For one victim, a church, Claude devised a plan to leak its donor list and donation amounts—the most efficient way to force payment. It even created custom deadlines with an incremental penalty system.

And that’s where Anthropic caught the hacker. “Caught” is a strong word. The campaign was noticed, and Anthropic pulled the plug, stopping Claude from proceeding. We don’t know if the victims paid or if the intervention came in time. The vibe hacker was never found. The only clue was that the prompts were written in Russian, which could mean anything.

We do know that 17 organizations were hit, including a healthcare provider, an emergency services provider, a defense contractor, and a church. An attack of this scale would normally take a team of hackers months. This entire campaign spanned less than a month and was conducted by one person.

The Double-Edged Sword

The ease of use is the scariest part of these attacks.
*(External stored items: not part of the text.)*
+    const float nl = __builtin_sqrtf(nx * nx + ny * ny + nz * nz);
+    const float ex = nx / nl - ux, ey = ny / nl - uy, ez = nz / nl - uz;
+    if (!(ex * ex + ey * ey + ez * ez <= (0.5f * kCullNormalTol) * (0.5f * kCullNormalTol))) return e;
+    float hLo = inf;
+    for (int k = 0; k < 3; ++k) {
+        const float h = nx * v[k][0] + ny * v[k][1] + nz * v[k][2];
+        if (!(h >= hLo)) hLo = h;
+    }
+    if (!(hLo > -inf && hLo < inf)) return e;
+    e.octN = q;
+    e.hLo = hLo;
+    return e;
+}
+
+GFX_CULL_HD bool cull_proves_zero(const EmitterCull& e, float px, float py, float pz, float nx, float ny, float nz, float vz) {
+    const float cx = cull_half_to_float(e.cxy & 0xFFFFu), cy = cull_half_to_float(e.cxy >> 16);
+    const float cz = cull_half_to_float(e.czr & 0xFFFFu), r = cull_half_to_float(e.czr >> 16);
+    const float dx = cx - px, dy = cy - py, dz = cz - pz;
+    const float S = ((cull_abs(dx) + cull_abs(dy)) + cull_abs(dz)) + ((cull_abs(px) + cull_abs(py)) + cull_abs(pz)) + r;
+    const float margin = kCullMargin * S + kCullMargin;
+    float Nx, Ny, Nz;
+    cull_oct_decode(e.octN, Nx, Ny, Nz);
+    const bool plane = Nx * px + Ny * py + Nz * pz <= e.hLo - margin;
+    const float h = nx * dx + ny * dy + nz * dz;
+    const bool horizon = vz > 0.0f ? h + r < -margin : vz < 0.0f ? r - h < -margin : false;
+    return S < 3.0e38f && (plane || horizon);
+}
+
+}
diff --git a/gfxexp_amd/csrc/gm_math.hip.h b/gfxexp_amd/csrc/gm_math.hip.h
--- a/gfxexp_amd/csrc/gm_math.hip.h
+++ b/gfxexp_amd/csrc/gm_math.hip.h
@@ -13,11 +13,15 @@
 #define GFX_CYC_BEGIN unsigned long long cyc__[8] = { 0, 0, 0, 0, 0, 0, 0, 0 }; unsigned long long cycT__ = __builtin_amdgcn_s_memtime(); int cycK__ = 7;
 #define GFX_CYC(k) do { const unsigned long long t__ = __builtin_amdgcn_s_memtime(); cyc__[cycK__] += t__ - cycT__; cycT__ = t__; cycK__ = (k); } while (0)
 #define GFX_CYC_END do { GFX_CYC(7); if ((threadIdx.x & 63) == 0) for (int k__ = 0; k__ < 8; ++k__) atomicAdd(&g_laneProfile[32 + k__], cyc__[k__]); } while (0)
+#define GFX_CYC_PARAMS , unsigned long long (&cyc__)[8], unsigned long long& cycT__, int& cycK__
+#define GFX_CYC_ARGS , cyc__, cycT__, cycK__
 #else
 #define GFX_PROF(k) do { } while (0)
 #define GFX_CYC_BEGIN
 #define GFX_CYC(k) do { } while (0)
 #define GFX_CYC_END do { } while (0)
+#define GFX_CYC_PARAMS
+#define GFX_CYC_ARGS
 #endif
 
 constexpr float kPi = 3.14159265358979323846f;
diff --git a/gfxexp_amd/csrc/internal.h b/gfxexp_amd/csrc/internal.h
--- a/gfxexp_amd/csrc/internal.h
+++ b/gfxexp_amd/csrc/internal.h
@@ -82,6 +82,7 @@
     int traceBatch = 64;
     int temporalHints = 1;
     int candidateSplit = 0;
+    int candidatePrefilter = 1;
     int blockOrder = 1;
     int fusePasses = 0;
     int nrcStagedInfer = 0;
@@ -105,7 +106,7 @@
     std::vector<std::vector<uint32_t>> groups;
     std::vector<HostInstance> insts;
     bool sceneDirty = true;
-    DevBuf dMaterials, dGeomInsts, dInsts, dVertices, dTriangles, dSlotPool, dFlatGeoms, dLightW, dLightP, dLightCDF, dLightRefs, dEmitterRecs, dEmitterRecExtras, dLightNormalMatrices, dInstMatrixIndex, dTextures, dTexelPool, dSrgbLut, dEmitterTexRefs;
+    DevBuf dMaterials, dGeomInsts, dInsts, dVertices, dTriangles, dSlotPool, dFlatGeoms, dLightW, dLightP, dLightCDF, dLightRefs, dEmitterRecs, dEmitterRecExtras, dEmitterCull, dLightNormalMatrices, dInstMatrixIndex, dTextures, dTexelPool, dSrgbLut, dEmitterTexRefs;
     bool anyEmittanceTexture = false;
     std::vector<LightGeomRef> hLightRefs;
     uint32_t numEmitterRecs = 0;
diff --git a/gfxexp_amd/csrc/lights.hip b/gfxexp_amd/csrc/lights.hip
--- a/gfxexp_amd/csrc/lights.hip
+++ b/gfxexp_amd/csrc/lights.hip
@@ -72,13 +72,17 @@
 
 __global__ void k_emitter_records(DevScene sc, uint32_t numInsts, LightGeomRef* __restrict__ refs, EmitterRec* __restrict__ recs,
                                   EmitterRecExtra* __restrict__ extras, const uint32_t* __restrict__ instMatrixIndex,
-                                  EmitterTexRef* __restrict__ texRefs ) {
+                                  EmitterTexRef* __restrict__ texRefs ,
+                                  EmitterCull* __restrict__ cull) {
     const uint32_t ii = blockIdx.x;
     if (ii >= numInsts) return;
     const DevInstance* inst = sc.insts + ii;
     if (inst->distOffset == 0xFFFFFFFFu) return;
     const uint32_t matrixBits = (instMatrixIndex[ii] & kEmitterMatrixMask) << kEmitterMatrixShift;
     const m34 xfm = load_m34(inst->transform);
+    float normalMatrix[9];
+    for (int r = 0; r < 3; ++r)
+        for (int c = 0; c < 3; ++c) normalMatrix[3 * r + c] = sc.lightNormalMatrices[16u * (instMatrixIndex[ii] & kEmitterMatrixMask) + 4u * r + c];
     for (uint32_t k = 0; k < inst->numGeomInsts; ++k) {
         const DevGeomInst g = sc.geomInsts[sc.geomInstSlotPool[inst->slotsOffset + k]];
         LightGeomRef* ref = refs + inst->distOffset + k;
@@ -115,6 +119,9 @@
             float4* dstX = reinterpret_cast<float4*>(extras + recBase + t);
             const float4* srcX = reinterpret_cast<const float4*>(&x);
             dstX[0] = srcX[0]; dstX[1] = srcX[1];
+            const bool finiteEmittance = is_finite(e.x) && is_finite(e.y) && is_finite(e.z);
+            const EmitterCull ce = cull_build(normalMatrix, r.nA, !smooth, r.pA, r.pB, r.pC, finiteEmittance);
+            *reinterpret_cast<uint4*>(cull + recBase + t) = make_uint4(ce.octN, f2bits(ce.hLo), ce.cxy, ce.czr);
             if (texRefs) {
                 EmitterTexRef tr;
                 tr.uvA[0] = vA.u; tr.uvA[1] = vA.v; tr.uvB[0] = vB.u; tr.uvB[1] = vB.v; tr.uvC[0] = vC.u; tr.uvC[1] = vC.v;
@@ -320,7 +327,7 @@
     if (ni)
         hipLaunchKernelGGL(k_emitter_records, dim3(ni), dim3(64), 0, stream, ctx.devScene(), ni,
                            ctx.dLightRefs.as<LightGeomRef>(), ctx.dEmitterRecs.as<EmitterRec>(), ctx.dEmitterRecExtras.as<EmitterRecExtra>(), ctx.dInstMatrixIndex.as<uint32_t>(),
-                               ctx.anyEmittanceTexture ? ctx.dEmitterTexRefs.as<EmitterTexRef>() : nullptr);
+                               ctx.anyEmittanceTexture ? ctx.dEmitterTexRefs.as<EmitterTexRef>() : nullptr, ctx.dEmitterCull.as<EmitterCull>());
     GFX_HIP(hipGetLastError());
     GFX_HIP(hipMemcpyAsync(ctx.hGeomInsts.data(), ctx.dGeomInsts.p, sizeof(DevGeomInst) * ng, hipMemcpyDeviceToHost, stream));
     GFX_HIP(hipMemcpyAsync(ctx.hInsts.data(), ctx.dInsts.p, sizeof(DevInstance) * ni, hipMemcpyDeviceToHost, stream));
@@ -337,7 +344,7 @@
         if (numInsts)
             hipLaunchKernelGGL(k_emitter_records, dim3(numInsts), dim3(64), 0, stream, ctx.devScene(), numInsts,
                                ctx.dLightRefs.as<LightGeomRef>(), ctx.dEmitterRecs.as<EmitterRec>(), ctx.dEmitterRecExtras.as<EmitterRecExtra>(), ctx.dInstMatrixIndex.as<uint32_t>(),
-                               ctx.anyEmittanceTexture ? ctx.dEmitterTexRefs.as<EmitterTexRef>() : nullptr);
+                               ctx.anyEmittanceTexture ? ctx.dEmitterTexRefs.as<EmitterTexRef>() : nullptr, ctx.dEmitterCull.as<EmitterCull>());
         GFX_HIP(hipGetLastError());
         ctx.emitterRecsDirty = false;
     }
diff --git a/gfxexp_amd/csrc/restir.hip b/gfxexp_amd/csrc/restir.hip
--- a/gfxexp_amd/csrc/restir.hip
+++ b/gfxexp_amd/csrc/restir.hip
@@ -180,10 +180,94 @@
     sub = launchThread & (SPLIT - 1);
     return pixel_of_block_thread(g, (launchThread / SPLIT) / kBlock, (launchThread / SPLIT) % kBlock);
 }
+struct CandidateJumps { LcgJump j[33]; };
+constexpr CandidateJumps make_candidate_jumps() {
+    CandidateJumps t = {};
+    for (uint32_t k = 0; k <= 32u; ++k) t.j[k] = lcg_jump(4u * k);
+    return t;
+}
+__constant__ const CandidateJumps kCandidateJumps = make_candidate_jumps();
+
+GFX_DEV void candidate_light_type(const RestirArgs& a, bool envEnabled, uint32_t numCandidates, uint32_t i, float& ul, float& probCurType, bool& sampleEnv) {
+    probCurType = 1.0f; sampleEnv = false;
+    if (envEnabled) {
+        if (*a.scene.lightInstIntegral > 0.0f) {
+            const float prob = fmin2(fmax2(0.25f * numCandidates - i, 0.0f), 1.0f);
+            if (prob == 1.0f) { probCurType = 0.25f; sampleEnv = true; }
+            else if (prob == 0.0f) probCurType = 1.0f - 0.25f;
+            else if (ul < prob) { probCurType = 0.25f; ul = ul / prob; sampleEnv = true; }
+            else { probCurType = 1.0f - 0.25f; ul = (ul - prob) / (1 - prob); }
+        }
+        else sampleEnv = true;
+    }
+}
+
+template <bool EMITTER_TEX>
+GFX_DEV void candidate_eval(const RestirArgs& a, uint4* waveBuf, int lane, const EnvMap& env, bool envEnabled, const ShadingPoint& sp,
+                            bool active, uint32_t numCandidates, uint32_t i, Pcg32& rng, LightSample& ls, float& target, float& weight GFX_CYC_PARAMS) {
+    GFX_PROF(0);
+    GFX_CYC(0);
+    float probCurType = 1.0f, u0 = 0.0f, u1 = 0.0f;
+    bool sampleEnv = false;
+    LightPick pk; pk.rec = 0; pk.instSlot = 0; pk.density = 0.0f; pk.partialProb = 0.0f; pk.ok = false; pk.table = true;
+    if (active) {
+        float ul = rng.uniform();
+        candidate_light_type(a, envEnabled, numCandidates, i, ul, probCurType, sampleEnv);
+        u0 = rng.uniform();
+        u1 = rng.uniform();
+        if (!sampleEnv) pk = light_select(a.scene, ul);
+    }
+    GFX_CYC(1);
+    const bool fetch = active && !sampleEnv && pk.ok;
+    uint4 q0 = make_uint4(0u, 0u, 0u, 0u), q1 = q0, q2 = q0, q3 = q0;
+    m33 normalMatrix;
+    normalMatrix.r0 = normalMatrix.r1 = normalMatrix.r2 = f3(0.0f);
+    if (__ballot(fetch) != 0ull) {
+        coop_fetch64_issue(fetch ? pk.rec : kCoopNone, reinterpret_cast<const char*>(a.scene.emitterRecs), waveBuf, lane);
+        coop_fetch64_wait();
+        if (fetch) coop_fetch64_read(waveBuf, lane, q0, q1, q2, q3);
+        if (fetch) normalMatrix = load_m33_rows(a.scene.lightNormalMatrices + 16u * emitter_matrix_index(q3.w));
+    }
+    GFX_CYC(2);
+    if (active) {
+        ls.emittance = f3(0.0f); ls.position = f3(0.0f); ls.normal = f3(0.0f); ls.atInfinity = 0;
+        float pd = 0.0f;
+        PendingEmittance pending; pending.tex = 0u; pending.rec = 0u; pending.bcA = pending.bcB = pending.bcC = 0.0f;
+        if (sampleEnv) sample_env_light(env, a.f.envLightRotation, a.f.envLightPowerCoeff, u0, u1, ls, pd);
+        else if (pk.ok) {
+            GFX_PROF(1);
+            light_from_record<EMITTER_TEX, false>(a.scene, pk, as_float4(q0), as_float4(q1), as_float4(q2), as_float4(q3), normalMatrix, u0, u1, ls, pd,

They aren’t the most sophisticated, but that’s not the point. “It’s really about taking someone who’s low-leveled, making them to a degree where they’re able to like really conduct some serious cyber crime,” says Ads Dawson, a security researcher at Dreadnote who has been experimenting with AI hacking.

Everyone can launch a cyberattack now. It’s an apocalyptic thought. But people—and companies—tend to learn from their mistakes. Following these attacks, Claude’s guardrails were modified. AI companies are developing classifiers and other machine learning systems to detect malicious activity by looking for these patterns. If OSHA rules are written in blood, AI guardrails are written in breached systems.

More importantly, the use of AI goes both ways. The hacker convinced Claude it was helping with ethical research because AIs are being used for ethical research. A lot. Security professionals are working with them every day to test defenses so they won’t be penetrated by a script kitty with access to an AI.

The Future is Bionic Hacking

Mårten Mickos, the founder of HackerOne, has no illusions. “The future of hacking is bionic hacking,” he says. “You’re going to be some human who has powerful AI capabilities and therefore doing a better job finding way more vulnerabilities.”

The hacking he’s talking about is ethical hacking. AI hackbots are already taking over the tedious work of finding simple, straightforward vulnerabilities. This frees up human creativity to focus on what it does best: understanding business logic and figuring out how a business can get hurt the most. In August 2025, for the first time in history, the top spot on HackerOne’s leaderboard was occupied not by a human, but by a hackbot.

The AI Cyber War is Here

Let’s go back to that 1996 DARPA exercise one last time. The participants—top brass from the CIA, universities, and industry—had to tackle the cyber horrors of the future. Yet, they completely ignored the AI hacker agents mentioned in the rules. They simply forgot they were there.

From today’s perspective, that was a mistake. In our reality, AI agents are front and center. The underground AI cyber war imagined in that exercise is happening right now, in our own timeline. DARPA is now running competitions to develop autonomous systems that can detect and patch vulnerabilities in critical infrastructure.

The AI menace is real. But thanks to reports like the one from Anthropic, it can be managed. The same technology that powers the attack is also building the defense. The war is on.